» GIVEN ENTRIES
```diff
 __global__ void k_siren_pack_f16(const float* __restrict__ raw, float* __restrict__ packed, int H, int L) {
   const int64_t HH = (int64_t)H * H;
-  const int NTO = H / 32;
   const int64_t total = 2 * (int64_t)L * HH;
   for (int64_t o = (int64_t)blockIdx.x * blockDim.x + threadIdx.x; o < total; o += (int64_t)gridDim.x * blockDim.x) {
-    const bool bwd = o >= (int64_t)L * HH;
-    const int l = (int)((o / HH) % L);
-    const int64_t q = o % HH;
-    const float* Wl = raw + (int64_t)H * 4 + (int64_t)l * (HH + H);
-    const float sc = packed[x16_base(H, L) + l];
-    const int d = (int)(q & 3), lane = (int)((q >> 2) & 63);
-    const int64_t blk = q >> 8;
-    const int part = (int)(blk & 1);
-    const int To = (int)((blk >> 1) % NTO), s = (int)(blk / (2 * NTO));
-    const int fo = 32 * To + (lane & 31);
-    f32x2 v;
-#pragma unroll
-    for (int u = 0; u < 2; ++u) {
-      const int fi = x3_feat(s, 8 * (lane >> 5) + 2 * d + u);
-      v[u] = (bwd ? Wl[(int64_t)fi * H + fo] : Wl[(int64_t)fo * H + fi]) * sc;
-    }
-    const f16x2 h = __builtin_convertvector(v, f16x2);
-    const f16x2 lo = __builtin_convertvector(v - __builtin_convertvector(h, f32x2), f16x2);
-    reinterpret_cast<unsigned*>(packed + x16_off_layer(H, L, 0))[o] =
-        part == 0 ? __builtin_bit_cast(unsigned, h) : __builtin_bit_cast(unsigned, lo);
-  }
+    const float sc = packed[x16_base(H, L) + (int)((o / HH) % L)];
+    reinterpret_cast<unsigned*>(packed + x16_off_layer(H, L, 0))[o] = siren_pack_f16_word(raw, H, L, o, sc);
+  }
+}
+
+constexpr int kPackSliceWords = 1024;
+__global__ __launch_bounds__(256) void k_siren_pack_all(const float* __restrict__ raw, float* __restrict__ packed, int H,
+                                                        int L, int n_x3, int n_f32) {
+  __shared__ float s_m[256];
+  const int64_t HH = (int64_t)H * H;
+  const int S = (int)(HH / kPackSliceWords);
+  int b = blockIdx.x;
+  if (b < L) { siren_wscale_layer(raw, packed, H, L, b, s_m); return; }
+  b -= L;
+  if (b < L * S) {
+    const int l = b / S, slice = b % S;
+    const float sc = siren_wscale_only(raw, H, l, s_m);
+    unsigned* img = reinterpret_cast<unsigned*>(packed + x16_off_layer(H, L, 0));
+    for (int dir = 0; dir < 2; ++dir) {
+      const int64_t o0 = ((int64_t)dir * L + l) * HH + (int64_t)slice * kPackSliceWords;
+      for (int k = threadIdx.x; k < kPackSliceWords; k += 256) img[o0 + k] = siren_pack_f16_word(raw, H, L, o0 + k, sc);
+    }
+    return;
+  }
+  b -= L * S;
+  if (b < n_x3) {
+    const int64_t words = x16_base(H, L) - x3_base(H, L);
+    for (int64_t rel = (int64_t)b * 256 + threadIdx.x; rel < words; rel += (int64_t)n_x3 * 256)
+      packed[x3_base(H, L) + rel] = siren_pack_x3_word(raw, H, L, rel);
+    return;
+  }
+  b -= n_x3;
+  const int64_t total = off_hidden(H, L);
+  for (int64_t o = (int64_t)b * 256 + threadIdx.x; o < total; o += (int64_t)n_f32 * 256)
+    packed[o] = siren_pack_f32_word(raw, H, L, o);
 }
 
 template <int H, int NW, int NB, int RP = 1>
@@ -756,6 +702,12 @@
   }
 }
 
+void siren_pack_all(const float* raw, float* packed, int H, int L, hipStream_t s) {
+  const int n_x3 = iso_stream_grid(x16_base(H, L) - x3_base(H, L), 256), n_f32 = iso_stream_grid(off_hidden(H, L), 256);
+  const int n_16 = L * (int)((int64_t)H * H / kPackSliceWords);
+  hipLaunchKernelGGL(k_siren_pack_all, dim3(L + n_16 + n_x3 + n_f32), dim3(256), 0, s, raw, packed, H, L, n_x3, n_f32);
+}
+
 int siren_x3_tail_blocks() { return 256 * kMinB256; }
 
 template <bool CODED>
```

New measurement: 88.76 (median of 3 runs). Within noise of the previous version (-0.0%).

---

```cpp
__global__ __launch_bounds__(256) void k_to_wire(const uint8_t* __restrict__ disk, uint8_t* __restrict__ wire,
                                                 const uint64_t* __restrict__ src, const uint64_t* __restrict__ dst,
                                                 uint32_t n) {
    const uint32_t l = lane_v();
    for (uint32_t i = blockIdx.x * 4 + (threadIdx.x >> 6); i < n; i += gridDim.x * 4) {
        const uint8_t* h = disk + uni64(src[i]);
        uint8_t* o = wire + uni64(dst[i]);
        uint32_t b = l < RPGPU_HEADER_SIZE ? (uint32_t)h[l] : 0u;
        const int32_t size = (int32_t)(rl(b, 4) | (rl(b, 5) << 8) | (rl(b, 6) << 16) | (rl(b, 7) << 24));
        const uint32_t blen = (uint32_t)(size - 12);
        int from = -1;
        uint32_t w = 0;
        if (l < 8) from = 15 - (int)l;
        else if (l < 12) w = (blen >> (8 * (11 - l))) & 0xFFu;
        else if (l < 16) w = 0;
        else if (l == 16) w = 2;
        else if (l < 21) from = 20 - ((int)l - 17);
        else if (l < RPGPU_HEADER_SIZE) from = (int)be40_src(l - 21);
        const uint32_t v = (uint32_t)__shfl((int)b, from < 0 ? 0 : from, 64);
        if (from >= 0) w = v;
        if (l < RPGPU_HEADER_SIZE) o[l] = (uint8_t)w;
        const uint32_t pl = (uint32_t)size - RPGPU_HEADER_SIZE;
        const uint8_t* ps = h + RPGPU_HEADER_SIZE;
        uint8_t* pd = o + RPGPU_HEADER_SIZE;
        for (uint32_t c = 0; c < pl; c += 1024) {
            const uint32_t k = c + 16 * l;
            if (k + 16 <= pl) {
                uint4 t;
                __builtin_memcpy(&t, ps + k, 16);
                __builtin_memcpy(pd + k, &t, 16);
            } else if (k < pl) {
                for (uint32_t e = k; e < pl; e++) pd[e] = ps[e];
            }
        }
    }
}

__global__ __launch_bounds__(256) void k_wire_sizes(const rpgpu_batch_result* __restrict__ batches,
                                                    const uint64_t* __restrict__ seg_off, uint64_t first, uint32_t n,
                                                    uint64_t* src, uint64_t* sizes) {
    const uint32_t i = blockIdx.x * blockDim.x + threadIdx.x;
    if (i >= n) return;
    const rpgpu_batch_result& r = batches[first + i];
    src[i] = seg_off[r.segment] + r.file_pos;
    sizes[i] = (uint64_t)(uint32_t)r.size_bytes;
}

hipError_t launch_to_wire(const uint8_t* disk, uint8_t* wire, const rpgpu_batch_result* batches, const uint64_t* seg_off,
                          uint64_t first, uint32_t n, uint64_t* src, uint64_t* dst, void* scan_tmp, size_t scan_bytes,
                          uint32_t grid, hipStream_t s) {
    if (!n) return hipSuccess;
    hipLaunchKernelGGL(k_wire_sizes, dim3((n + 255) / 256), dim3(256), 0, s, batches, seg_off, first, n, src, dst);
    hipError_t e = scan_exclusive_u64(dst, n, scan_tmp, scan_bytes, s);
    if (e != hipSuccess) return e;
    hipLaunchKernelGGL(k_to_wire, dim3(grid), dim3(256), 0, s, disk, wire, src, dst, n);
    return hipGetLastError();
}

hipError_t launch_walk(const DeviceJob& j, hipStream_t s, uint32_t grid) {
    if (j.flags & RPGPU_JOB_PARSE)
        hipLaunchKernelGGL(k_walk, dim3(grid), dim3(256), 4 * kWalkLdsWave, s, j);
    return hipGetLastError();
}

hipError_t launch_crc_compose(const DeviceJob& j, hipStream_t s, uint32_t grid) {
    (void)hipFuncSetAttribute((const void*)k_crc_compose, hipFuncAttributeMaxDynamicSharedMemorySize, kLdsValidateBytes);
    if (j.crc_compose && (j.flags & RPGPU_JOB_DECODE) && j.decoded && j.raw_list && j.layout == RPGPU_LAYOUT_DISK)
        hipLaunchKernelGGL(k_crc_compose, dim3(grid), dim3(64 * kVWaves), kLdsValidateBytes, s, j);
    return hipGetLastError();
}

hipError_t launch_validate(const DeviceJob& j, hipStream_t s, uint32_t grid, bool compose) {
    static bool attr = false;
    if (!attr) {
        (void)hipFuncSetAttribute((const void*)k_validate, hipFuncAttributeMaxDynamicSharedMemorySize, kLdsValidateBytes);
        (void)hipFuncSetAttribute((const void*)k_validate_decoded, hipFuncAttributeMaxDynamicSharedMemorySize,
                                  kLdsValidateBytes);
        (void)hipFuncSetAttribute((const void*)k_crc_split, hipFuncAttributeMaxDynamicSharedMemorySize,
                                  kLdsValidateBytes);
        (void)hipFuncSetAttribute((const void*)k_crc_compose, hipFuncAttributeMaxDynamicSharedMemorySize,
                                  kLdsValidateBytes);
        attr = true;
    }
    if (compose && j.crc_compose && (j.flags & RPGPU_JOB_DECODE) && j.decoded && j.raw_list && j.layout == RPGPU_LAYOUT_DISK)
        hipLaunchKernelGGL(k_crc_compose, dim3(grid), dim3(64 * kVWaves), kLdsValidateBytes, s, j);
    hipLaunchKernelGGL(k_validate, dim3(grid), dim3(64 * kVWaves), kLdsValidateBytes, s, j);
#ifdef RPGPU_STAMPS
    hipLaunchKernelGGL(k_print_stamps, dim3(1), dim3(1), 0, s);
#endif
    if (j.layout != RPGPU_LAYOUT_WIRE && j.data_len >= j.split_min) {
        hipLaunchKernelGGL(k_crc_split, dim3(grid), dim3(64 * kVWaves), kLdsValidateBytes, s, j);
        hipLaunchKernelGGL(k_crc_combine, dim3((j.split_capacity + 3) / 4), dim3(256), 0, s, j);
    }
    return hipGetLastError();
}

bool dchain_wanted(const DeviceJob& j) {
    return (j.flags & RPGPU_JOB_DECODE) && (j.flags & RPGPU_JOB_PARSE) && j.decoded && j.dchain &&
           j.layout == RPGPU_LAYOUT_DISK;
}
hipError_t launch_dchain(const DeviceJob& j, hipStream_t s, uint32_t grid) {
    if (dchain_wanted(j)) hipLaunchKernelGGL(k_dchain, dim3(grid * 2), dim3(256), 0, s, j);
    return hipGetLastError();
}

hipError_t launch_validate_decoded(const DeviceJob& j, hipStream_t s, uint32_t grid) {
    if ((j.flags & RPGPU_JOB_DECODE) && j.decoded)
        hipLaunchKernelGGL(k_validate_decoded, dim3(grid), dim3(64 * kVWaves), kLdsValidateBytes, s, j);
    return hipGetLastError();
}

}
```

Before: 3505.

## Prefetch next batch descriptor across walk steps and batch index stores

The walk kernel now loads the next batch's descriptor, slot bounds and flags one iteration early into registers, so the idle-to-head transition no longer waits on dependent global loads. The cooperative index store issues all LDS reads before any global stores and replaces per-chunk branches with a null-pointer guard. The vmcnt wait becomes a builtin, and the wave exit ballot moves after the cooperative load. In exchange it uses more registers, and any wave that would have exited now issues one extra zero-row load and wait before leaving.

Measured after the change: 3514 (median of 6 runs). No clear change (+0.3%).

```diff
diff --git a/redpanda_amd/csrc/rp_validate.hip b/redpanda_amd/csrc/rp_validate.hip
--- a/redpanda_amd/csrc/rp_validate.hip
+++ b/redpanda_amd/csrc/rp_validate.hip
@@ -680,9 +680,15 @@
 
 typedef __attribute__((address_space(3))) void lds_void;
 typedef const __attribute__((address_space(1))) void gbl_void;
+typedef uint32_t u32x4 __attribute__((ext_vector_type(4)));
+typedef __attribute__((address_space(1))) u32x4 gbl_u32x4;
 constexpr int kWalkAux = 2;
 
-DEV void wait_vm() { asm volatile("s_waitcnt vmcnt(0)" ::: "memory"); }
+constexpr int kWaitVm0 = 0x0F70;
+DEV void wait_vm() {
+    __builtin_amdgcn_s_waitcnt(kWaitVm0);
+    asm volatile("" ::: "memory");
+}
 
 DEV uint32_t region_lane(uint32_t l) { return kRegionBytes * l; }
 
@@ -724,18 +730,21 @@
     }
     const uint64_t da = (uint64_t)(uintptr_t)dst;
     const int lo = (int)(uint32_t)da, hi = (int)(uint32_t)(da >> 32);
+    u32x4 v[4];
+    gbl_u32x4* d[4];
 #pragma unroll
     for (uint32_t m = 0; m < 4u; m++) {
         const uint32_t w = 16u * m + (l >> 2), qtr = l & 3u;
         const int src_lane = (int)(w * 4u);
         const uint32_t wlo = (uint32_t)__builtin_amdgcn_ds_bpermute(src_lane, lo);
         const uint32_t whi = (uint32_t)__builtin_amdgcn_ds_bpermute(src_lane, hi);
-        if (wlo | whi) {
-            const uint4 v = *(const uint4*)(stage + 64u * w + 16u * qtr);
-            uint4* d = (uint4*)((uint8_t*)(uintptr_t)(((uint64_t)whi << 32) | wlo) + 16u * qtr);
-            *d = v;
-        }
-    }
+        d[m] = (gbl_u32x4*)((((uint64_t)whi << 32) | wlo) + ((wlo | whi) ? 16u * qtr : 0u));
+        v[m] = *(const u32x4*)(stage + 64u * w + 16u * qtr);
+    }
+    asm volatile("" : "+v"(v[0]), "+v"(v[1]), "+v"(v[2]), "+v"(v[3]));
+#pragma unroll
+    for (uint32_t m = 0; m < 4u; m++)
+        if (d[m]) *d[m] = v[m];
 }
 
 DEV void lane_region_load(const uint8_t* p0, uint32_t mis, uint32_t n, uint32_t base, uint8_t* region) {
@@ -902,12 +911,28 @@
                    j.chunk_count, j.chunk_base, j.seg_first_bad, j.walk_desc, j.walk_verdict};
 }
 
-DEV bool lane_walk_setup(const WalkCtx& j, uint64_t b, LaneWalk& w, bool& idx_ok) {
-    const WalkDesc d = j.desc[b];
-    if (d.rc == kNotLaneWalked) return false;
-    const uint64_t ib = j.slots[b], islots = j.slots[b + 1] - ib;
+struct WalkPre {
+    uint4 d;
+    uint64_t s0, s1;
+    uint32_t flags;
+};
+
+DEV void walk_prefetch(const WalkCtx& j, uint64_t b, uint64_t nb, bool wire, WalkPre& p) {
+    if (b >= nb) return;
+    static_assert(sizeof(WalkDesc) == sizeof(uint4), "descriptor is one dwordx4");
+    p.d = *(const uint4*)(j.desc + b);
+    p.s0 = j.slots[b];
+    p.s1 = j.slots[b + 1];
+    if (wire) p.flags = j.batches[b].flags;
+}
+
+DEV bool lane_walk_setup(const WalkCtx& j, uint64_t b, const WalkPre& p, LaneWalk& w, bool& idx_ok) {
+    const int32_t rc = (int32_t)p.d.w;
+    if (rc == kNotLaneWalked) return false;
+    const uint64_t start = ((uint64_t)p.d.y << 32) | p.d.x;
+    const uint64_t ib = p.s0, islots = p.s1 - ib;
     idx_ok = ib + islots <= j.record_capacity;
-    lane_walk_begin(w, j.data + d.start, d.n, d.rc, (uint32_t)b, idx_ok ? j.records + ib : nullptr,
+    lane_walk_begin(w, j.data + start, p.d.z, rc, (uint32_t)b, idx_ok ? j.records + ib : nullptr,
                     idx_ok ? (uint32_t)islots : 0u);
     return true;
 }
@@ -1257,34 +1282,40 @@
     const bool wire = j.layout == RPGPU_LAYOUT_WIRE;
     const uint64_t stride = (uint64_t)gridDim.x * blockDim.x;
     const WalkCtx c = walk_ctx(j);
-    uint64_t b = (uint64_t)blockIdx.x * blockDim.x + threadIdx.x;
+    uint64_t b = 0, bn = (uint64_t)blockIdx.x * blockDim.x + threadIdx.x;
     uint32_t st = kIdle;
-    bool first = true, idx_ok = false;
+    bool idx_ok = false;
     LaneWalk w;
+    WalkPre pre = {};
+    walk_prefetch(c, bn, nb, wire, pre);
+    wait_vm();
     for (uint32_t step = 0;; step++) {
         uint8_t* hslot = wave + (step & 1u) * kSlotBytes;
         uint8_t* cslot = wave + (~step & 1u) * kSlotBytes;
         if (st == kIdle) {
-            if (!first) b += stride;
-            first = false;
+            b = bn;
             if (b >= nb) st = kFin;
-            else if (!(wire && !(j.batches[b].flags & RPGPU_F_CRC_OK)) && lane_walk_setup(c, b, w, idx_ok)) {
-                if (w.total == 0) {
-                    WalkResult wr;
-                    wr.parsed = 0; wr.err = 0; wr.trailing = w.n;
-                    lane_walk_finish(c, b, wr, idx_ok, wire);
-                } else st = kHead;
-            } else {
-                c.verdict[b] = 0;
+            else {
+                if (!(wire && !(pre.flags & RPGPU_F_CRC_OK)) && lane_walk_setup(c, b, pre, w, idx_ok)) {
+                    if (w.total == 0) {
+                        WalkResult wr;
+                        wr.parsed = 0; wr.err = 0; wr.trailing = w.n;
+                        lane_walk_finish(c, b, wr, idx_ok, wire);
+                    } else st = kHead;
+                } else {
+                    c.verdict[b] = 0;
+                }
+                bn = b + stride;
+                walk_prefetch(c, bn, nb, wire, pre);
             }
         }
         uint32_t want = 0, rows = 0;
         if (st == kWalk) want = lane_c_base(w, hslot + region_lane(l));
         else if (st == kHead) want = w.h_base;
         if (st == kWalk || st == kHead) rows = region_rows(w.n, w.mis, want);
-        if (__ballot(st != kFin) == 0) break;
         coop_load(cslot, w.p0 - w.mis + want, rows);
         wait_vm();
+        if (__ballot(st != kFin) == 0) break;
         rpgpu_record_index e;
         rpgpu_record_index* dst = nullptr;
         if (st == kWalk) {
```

» WHAT YOU ARE ASKED TO DO
For the string "stride", find every line of the material that contains it, and copy each one.

» RESPONSE
     const uint64_t stride = (uint64_t)gridDim.x * blockDim.x;
-            if (!first) b += stride;
+                bn = b + stride;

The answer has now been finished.